I'll take mine medium rare

Just Us Served

By Tony Sokol
Directed by Troy Acree
La Commedia del Sangue (aka Vampyr Theatre)
Interlude Theatre
45 W. 21st St. (726-1821)
Non-union production (Fri.-Sat. midights; closes Nov. 16)
Review by John Chatterton

It's a pity that the gore in Just Us Served could not be dished up in a more stylish fashion, but a visit to the catacombs of the Interlude Theatre offered an interesting sidelight on an Off-Off-Broadway subculture. The Vampyr Theatre openly recruits vampires (even, shudder! over the Internet!) and plants them in the audience, especially if they show more than a little feminine pulchritude.

Once trapped in a Commedia del Sangue performance, held hostage by vampire M.C. Troy Acree (aka Grau Orlock), recruits run the risk of being publicly drained of blood or, worse, made to sit on a jury to determine whether unmasked FBI agent Schrader (Michael Maloney) will live or die. (Schrader and Orlock argue their cases in front of judge Zianubi, played by Sam Mercer as a sort of I, Claudius/Caligula type, with curly wig and body shirt. Kind of cute for a reconstructed, 6000-year-old-Egyptian.) Sokol embroiders Orlock's harangues with witticisms of various degrees of funniness as well as digressions on such arcana as how vampires can speak, if they can't breathe. Orlock's henchcreatures, notably Drew Blood (Sara Moon), Vena Cava (Jennifer Salmons), and Igor Mortis (Tony Scarpa, also responsible for the special effects), further embellished the picture ("Ugh! Spinal fluid! Get me something to wash this taste out of my mouth!")

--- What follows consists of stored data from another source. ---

# rrwick/Porechop

Measured on NVIDIA H100. Metric: reads/sec, higher is better.
Workload: dtype int16 (s16x2 DPX)

## Files before the change

porechop_b200/csrc/dp_core.cuh:

```cuda
#pragma once
#include <stdint.h>

#if defined(__CUDACC__)
#define PB_HD __host__ __device__ __forceinline__
#else
#define PB_HD inline
#endif

namespace pb {

#if !defined(__CUDA_ARCH__) && defined(PB_CHECK_RANGES)
void pb_range_violation();
#endif

constexpr int PB_BIAS = 24576;
constexpr int PB_NEG16 = -14000;
constexpr int PB_I16_LIMIT = 4000;
constexpr int PB_LINEAR_EXT = 4096;
constexpr int PB_CODE_SHIFT = 12;
constexpr int PB_MAX_SUBW = 4096;
constexpr uint8_t PB_PAD_H = 0x50;
constexpr uint8_t PB_PAD_V = 0x60;

constexpr int PB_REC = 9;
// ... 243 lines not shown
PB_HD uint32_t profile_from(uint32_t v2, uint32_t sf2, uint32_t bcode, const Scoring &sc) {
    const uint32_t e = (bcode & 7u) << 4;
    const uint32_t h2 = (e << 8) | (e << 24);
    return addmax2(xnor2(h2, v2), sc.subA2, sf2);
}
PB_HD uint32_t profile_plain(uint32_t sub2) { return (sub2 & 0x8000u) ? sub2 - 0x10000u : sub2; }
#define PB_PROF_ENCODE(x) profile_plain(x)
PB_HD uint32_t profile_word(int q, uint32_t bcode, const Scoring &sc, const uint8_t *adA, int mA, int padA, const uint8_t *adB,
                            int mB, int padB) {
    uint32_t v2, sf2;
    profile_row(q, sc, adA, mA, padA, adB, mB, padB, v2, sf2);
    return profile_from(v2, sf2, bcode, sc);
}

template <int R> struct TraceWords { static constexpr int value = (R <= 4) ? 1 : 2; };
template <int R> PB_HD int trace_word(int h, int r) { (void)r; return (R <= 4) ? 0 : h; }
template <int R> PB_HD int trace_shift(int h, int r) { return (R <= 4) ? (4 * r + 16 * h) : 4 * r; }

PB_HD int corr_flags(int x, int vs, int hs, int goEff) {
    const int sb = x - goEff;
    return (vs == sb ? 1 : 0) | (hs == sb ? 2 : 0);
}
struct FinalCol { int mask; int i0[2]; };
template <int R>
PB_HD void final_col_row(Lane<R> &L, const FinalCol &fc, int r, uint32_t x, uint32_t vs, uint32_t hs, const Scoring &sc) {
#pragma unroll
    for (int h = 0; h < 2; ++h) {
        const int i = fc.i0[h] + r;
        if (((fc.mask >> h) & 1) && i >= 1) {
            const int c = half16(x, h);
            if (c > L.fcBest[h]) {
                L.fcBest[h] = c; L.fcI[h] = i;
                L.fcCorr[h] = corr_flags(c, half16(vs, h), half16(hs, h), sc.goEff);
            }
        }
    }
}
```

The production suffered from weak writing. All the one-liners in the world need a story to hang from or they just lie down and play dead. A story in the theatre can be told in many ways, but not usually by needed characters' just appearing in the wings when the action stops, so that someone has to go out, drag them on, and then explain their presence to get the action moving again. A story in the theatre is told by arousing and satisfying expectation - through suspense, in other words.

The production also suffered from weak staging. Some special effects plum didn't work, like a throwaway levitation. The effects that did work, like neck-biting and stabbing, tended to be overdone and were obvious after the first time. The actors milled about with little purpose, thereby violating the iron rule of Focus. (That the director, who is in charge of maintaining the stage picture, should place himself in its center indicates a paucity of resources, a desperate egotism, or sheer ignorance.) (One effect did work - a disappearance that depended on the eye's being led astray for several seconds by the incidental turning on of a fog machine.)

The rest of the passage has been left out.